Excerpted records
universal-volumetric_amd/csrc/geo_walk_lds.hpp:

```cpp
__device__ __forceinline__ bool dense_table_live(const GeoJob &J, int which) { const int ai = which >= 2 ? which - 2 : 0; return !(which >= 2 && (ai >= J.nad || !J.interior_seams[ai])); }
__device__ __forceinline__ void pack_face_records(int32_t *rec, uint32_t f, const int vc[3], const int r[3], int r8) {
  if (r8 == 2) {
    uint64_t lo = 0, hi = 0;
    for (int k = 0; k < 3; k++) { lo |= (uint64_t)((uint32_t)vc[k] & 0x1fffffu) << (21 * k); hi |= (uint64_t)((uint32_t)code_of_corner(r[k]) & 0x1fffffu) << (21 * k); }
    reinterpret_cast<uint4 *>(rec)[f] = make_uint4((uint32_t)lo, (uint32_t)(lo >> 32), (uint32_t)hi, (uint32_t)(hi >> 32));
  } else if (r8) {
    uint4 *dst = reinterpret_cast<uint4 *>(rec) + 2 * (size_t)f;
    uint2 q[3];
    for (int k = 0; k < 3; k++) {
      const uint32_t R = (uint32_t)code_of_corner(r[(k + 1) % 3]) & 0x1fffffu, L = (uint32_t)code_of_corner(r[(k + 2) % 3]) & 0x1fffffu;
      q[k] = make_uint2(((uint32_t)vc[k] & 0x1fffffu) | (R << 21), (R >> 11) | (L << 10));
    }
    dst[0] = make_uint4(q[0].x, q[0].y, q[1].x, q[1].y);
    dst[1] = make_uint4(q[2].x, q[2].y, 0u, 0u);
  } else {
    int4 *dst = reinterpret_cast<int4 *>(rec) + 4 * (size_t)f;
    for (int k = 0; k < 3; k++) dst[k] = make_int4(vc[k], code_of_corner(r[(k + 1) % 3]), code_of_corner(r[(k + 2) % 3]), code_of_corner(r[k]));
    dst[3] = make_int4(0, 0, 0, 0);
  }
}
__device__ __forceinline__ void pack_dummy_record(int32_t *rec, uint32_t nf, int r8) { if (r8 == 2) reinterpret_cast<uint4 *>(rec)[nf] = make_uint4(0xffffffffu, 0xffffffffu, 0xffffffffu, 0xffffffffu); }
__global__ void __launch_bounds__(UVOL_BLOCK) k_pack_faces(GeoJob *jobs, int which, int r8) {
  JOB_OR_RETURN;
  const uint32_t f = blockIdx.x * UVOL_BLOCK + threadIdx.x;
  if (f >= J.nf) return;
  const int ai = which >= 2 ? which - 2 : 0;
  if (which >= 2 && (ai >= J.nad || !J.interior_seams[ai])) return;
  if (f == 0) pack_dummy_record(J.rec[which], J.nf, r8);
  const int32_t *opp = which == 0 ? J.opp : J.nopp;
  const uint8_t *seam = which >= 2 ? J.seam[ai] : nullptr;
  const int32_t *vert = which == 0 ? J.vert : (which == 1 ? J.bvert : J.avert[ai]);
  const uint8_t *vopen = J.vopen_d[which];
  int r[3], vc[3];
  for (int k = 0; k < 3; k++) {
    const int c = 3 * (int)f + k;
    r[k] = (seam && seam[c]) ? GEO_INV : opp[c];
    const int v = vert[c];
    vc[k] = (v << 1) | (vopen[v] ? 1 : 0);
  }
  pack_face_records(J.rec[which], f, vc, r, r8);
  if (which == 0) J.face_time[f] = -1;
}
__global__ void __launch_bounds__(UVOL_BLOCK) k_pack0(GeoJob *jobs, int r8) {
  JOB_OR_RETURN;
  const uint32_t f = blockIdx.x * UVOL_BLOCK + threadIdx.x;
  if (f == 0) { const uint32_t tot = J.n_pos + J.extra_v; J.nverts_t[0] = tot; J.nverts_t[1] = tot; if (tot > J.ecap) J.status = GEO_E_WS_OVERFLOW; }
  if (f >= J.nf) return;
  int r[3], vc[3];
  for (int k = 0; k < 3; k++) {
    const int c = 3 * (int)f + k;
    r[k] = J.opp[c];
    const uint32_t v = (uint32_t)geo_vt(J)[c];
    vc[k] = (int)((v << 1) | ((v < J.ecap && J.vopen_d[0][v]) ? 1u : 0u));
  }
  pack_face_records(J.rec[0], f, vc, r, r8);
  if (f == 0) pack_dummy_record(J.rec[0], J.nf, r8);
  J.face_time[f] = -1;
}
__global__ void __launch_bounds__(UVOL_BLOCK) k_pack_tabs(GeoJob *jobs, int r8, int first) {
  JOB_OR_RETURN;
  const int which = first + (int)blockIdx.z;
  const uint32_t f = blockIdx.x * UVOL_BLOCK + threadIdx.x;
  if (f >= J.nf || !dense_table_live(J, which)) return;
  if (f == 0) pack_dummy_record(J.rec[which], J.nf, r8);
  const int ai = which >= 2 ? which - 2 : -1;
  const uint32_t nbase = J.nverts_t[0], fs = ai >= 0 ? (uint32_t)J.fseam[f] >> (3 * ai) : 0u;
  const uvol_s3 o3 = *reinterpret_cast<const uvol_s3 *>(J.opp + 3 * (size_t)f), v3 = *reinterpret_cast<const uvol_s3 *>(geo_vt(J) + 3 * (size_t)f);
  const int oo[3] = { o3.x, o3.y, o3.z }, vv[3] = { v3.x, v3.y, v3.z };
  int r[3], vc[3];
  for (int k = 0; k < 3; k++) {
    r[k] = ((fs >> k) & 1u) ? GEO_INV : oo[k];
    uint32_t v = (uint32_t)vv[k];
    if (ai >= 0 && ((J.vseam[ai][v >> 5] >> (v & 31)) & 1u)) v = (uint32_t)J.avert[ai][3 * f + k];
    vc[k] = (int)((v << 1) | ((v >= nbase || J.vopen_d[0][v]) ? 1u : 0u));
  }
  pack_face_records(J.rec[which], f, vc, r, r8);
}

#ifdef HIPEMU
typedef int4 uvol_i4;
#else
typedef int uvol_i4 __attribute__((ext_vector_type(4)));
#endif
#ifdef HIPEMU
struct uvol_i3 { int x, y, z; };
template <typename P> __device__ __forceinline__ uvol_i3 rec3(P rec, int code) { const uvol_i4 q = rec[code]; uvol_i3 r; r.x = q.x; r.y = q.y; r.z = q.z; return r; }
#else
typedef int uvol_i3 __attribute__((ext_vector_type(3)));
template <typename P> __device__ __forceinline__ uvol_i3 rec3(P rec, int code) { return *(UVOL_G(const uvol_i3))(rec + code); }
#endif
__device__ __forceinline__ uint32_t pword(UVOL_L(uint32_t) w, int k) { return w[k]; }
#ifndef HIPEMU
__device__ __forceinline__ uint32_t pword(UVOL_G(uint32_t) w, int k) { return __hip_atomic_load(&w[k], __ATOMIC_RELAXED, __HIP_MEMORY_SCOPE_WORKGROUP); }
#endif
template <typename P> __device__ __forceinline__ bool pbit_get(P w, int i) { return (pword(w, i >> 5) >> (i & 31)) & 1u; }
template <typename P> __device__ __forceinline__ void pbit_set(P w, int i) { UVOL_OR_NORET(&w[i >> 5], 1u << (i & 31)); }
__device__ __forceinline__ int code_nxt(int x) { return (x & 3) == 2 ? x - 2 : x + 1; }
__device__ __forceinline__ int code_prv(int x) { return (x & 3) == 0 ? x + 2 : x - 1; }
__device__ __forceinline__ int corner_of_code(int x) { return 3 * (x >> 2) + (x & 3); }
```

How to complete this task
Beginning with the first line and ending with the last, restate the data word for word.

Response to the exercise
universal-volumetric_amd/csrc/geo_walk_lds.hpp:

```cpp
__device__ __forceinline__ bool dense_table_live(const GeoJob &J, int which) { const int ai = which >= 2 ? which - 2 : 0; return !(which >= 2 && (ai >= J.nad || !J.interior_seams[ai])); }
__device__ __forceinline__ void pack_face_records(int32_t *rec, uint32_t f, const int vc[3], const int r[3], int r8) {
  if (r8 == 2) {
    uint64_t lo = 0, hi = 0;
    for (int k = 0; k < 3; k++) { lo |= (uint64_t)((uint32_t)vc[k] & 0x1fffffu) << (21 * k); hi |= (uint64_t)((uint32_t)code_of_corner(r[k]) & 0x1fffffu) << (21 * k); }
    reinterpret_cast<uint4 *>(rec)[f] = make_uint4((uint32_t)lo, (uint32_t)(lo >> 32), (uint32_t)hi, (uint32_t)(hi >> 32));
  } else if (r8) {
    uint4 *dst = reinterpret_cast<uint4 *>(rec) + 2 * (size_t)f;
    uint2 q[3];
    for (int k = 0; k < 3; k++) {
      const uint32_t R = (uint32_t)code_of_corner(r[(k + 1) % 3]) & 0x1fffffu, L = (uint32_t)code_of_corner(r[(k + 2) % 3]) & 0x1fffffu;
      q[k] = make_uint2(((uint32_t)vc[k] & 0x1fffffu) | (R << 21), (R >> 11) | (L << 10));
    }
    dst[0] = make_uint4(q[0].x, q[0].y, q[1].x, q[1].y);
    dst[1] = make_uint4(q[2].x, q[2].y, 0u, 0u);
  } else {
    int4 *dst = reinterpret_cast<int4 *>(rec) + 4 * (size_t)f;
    for (int k = 0; k < 3; k++) dst[k] = make_int4(vc[k], code_of_corner(r[(k + 1) % 3]), code_of_corner(r[(k + 2) % 3]), code_of_corner(r[k]));
    dst[3] = make_int4(0, 0, 0, 0);
  }
}
__device__ __forceinline__ void pack_dummy_record(int32_t *rec, uint32_t nf, int r8) { if (r8 == 2) reinterpret_cast<uint4 *>(rec)[nf] = make_uint4(0xffffffffu, 0xffffffffu, 0xffffffffu, 0xffffffffu); }
__global__ void __launch_bounds__(UVOL_BLOCK) k_pack_faces(GeoJob *jobs, int which, int r8) {
  JOB_OR_RETURN;
  const uint32_t f = blockIdx.x * UVOL_BLOCK + threadIdx.x;
  if (f >= J.nf) return;
  const int ai = which >= 2 ? which - 2 : 0;
  if (which >= 2 && (ai >= J.nad || !J.interior_seams[ai])) return;
  if (f == 0) pack_dummy_record(J.rec[which], J.nf, r8);
  const int32_t *opp = which == 0 ? J.opp : J.nopp;
  const uint8_t *seam = which >= 2 ? J.seam[ai] : nullptr;
  const int32_t *vert = which == 0 ? J.vert : (which == 1 ? J.bvert : J.avert[ai]);
  const uint8_t *vopen = J.vopen_d[which];
  int r[3], vc[3];
  for (int k = 0; k < 3; k++) {
    const int c = 3 * (int)f + k;
    r[k] = (seam && seam[c]) ? GEO_INV : opp[c];
    const int v = vert[c];
    vc[k] = (v << 1) | (vopen[v] ? 1 : 0);
  }
  pack_face_records(J.rec[which], f, vc, r, r8);
  if (which == 0) J.face_time[f] = -1;
}
__global__ void __launch_bounds__(UVOL_BLOCK) k_pack0(GeoJob *jobs, int r8) {
  JOB_OR_RETURN;
  const uint32_t f = blockIdx.x * UVOL_BLOCK + threadIdx.x;
  if (f == 0) { const uint32_t tot = J.n_pos + J.extra_v; J.nverts_t[0] = tot; J.nverts_t[1] = tot; if (tot > J.ecap) J.status = GEO_E_WS_OVERFLOW; }
  if (f >= J.nf) return;
  int r[3], vc[3];
  for (int k = 0; k < 3; k++) {
    const int c = 3 * (int)f + k;
    r[k] = J.opp[c];
    const uint32_t v = (uint32_t)geo_vt(J)[c];
    vc[k] = (int)((v << 1) | ((v < J.ecap && J.vopen_d[0][v]) ? 1u : 0u));
  }
  pack_face_records(J.rec[0], f, vc, r, r8);
  if (f == 0) pack_dummy_record(J.rec[0], J.nf, r8);
  J.face_time[f] = -1;
}
__global__ void __launch_bounds__(UVOL_BLOCK) k_pack_tabs(GeoJob *jobs, int r8, int first) {
  JOB_OR_RETURN;
  const int which = first + (int)blockIdx.z;
  const uint32_t f = blockIdx.x * UVOL_BLOCK + threadIdx.x;
  if (f >= J.nf || !dense_table_live(J, which)) return;
  if (f == 0) pack_dummy_record(J.rec[which], J.nf, r8);
  const int ai = which >= 2 ? which - 2 : -1;
  const uint32_t nbase = J.nverts_t[0], fs = ai >= 0 ? (uint32_t)J.fseam[f] >> (3 * ai) : 0u;
  const uvol_s3 o3 = *reinterpret_cast<const uvol_s3 *>(J.opp + 3 * (size_t)f), v3 = *reinterpret_cast<const uvol_s3 *>(geo_vt(J) + 3 * (size_t)f);
  const int oo[3] = { o3.x, o3.y, o3.z }, vv[3] = { v3.x, v3.y, v3.z };
  int r[3], vc[3];
  for (int k = 0; k < 3; k++) {
    r[k] = ((fs >> k) & 1u) ? GEO_INV : oo[k];
    uint32_t v = (uint32_t)vv[k];
    if (ai >= 0 && ((J.vseam[ai][v >> 5] >> (v & 31)) & 1u)) v = (uint32_t)J.avert[ai][3 * f + k];
    vc[k] = (int)((v << 1) | ((v >= nbase || J.vopen_d[0][v]) ? 1u : 0u));
  }
  pack_face_records(J.rec[which], f, vc, r, r8);
}

#ifdef HIPEMU
typedef int4 uvol_i4;
#else
typedef int uvol_i4 __attribute__((ext_vector_type(4)));
#endif
#ifdef HIPEMU
struct uvol_i3 { int x, y, z; };
template <typename P> __device__ __forceinline__ uvol_i3 rec3(P rec, int code) { const uvol_i4 q = rec[code]; uvol_i3 r; r.x = q.x; r.y = q.y; r.z = q.z; return r; }
#else
typedef int uvol_i3 __attribute__((ext_vector_type(3)));
template <typename P> __device__ __forceinline__ uvol_i3 rec3(P rec, int code) { return *(UVOL_G(const uvol_i3))(rec + code); }
#endif
__device__ __forceinline__ uint32_t pword(UVOL_L(uint32_t) w, int k) { return w[k]; }
#ifndef HIPEMU
__device__ __forceinline__ uint32_t pword(UVOL_G(uint32_t) w, int k) { return __hip_atomic_load(&w[k], __ATOMIC_RELAXED, __HIP_MEMORY_SCOPE_WORKGROUP); }
#endif
template <typename P> __device__ __forceinline__ bool pbit_get(P w, int i) { return (pword(w, i >> 5) >> (i & 31)) & 1u; }
template <typename P> __device__ __forceinline__ void pbit_set(P w, int i) { UVOL_OR_NORET(&w[i >> 5], 1u << (i & 31)); }
__device__ __forceinline__ int code_nxt(int x) { return (x & 3) == 2 ? x - 2 : x + 1; }
__device__ __forceinline__ int code_prv(int x) { return (x & 3) == 0 ? x + 2 : x - 1; }
__device__ __forceinline__ int corner_of_code(int x) { return 3 * (x >> 2) + (x & 3); }
```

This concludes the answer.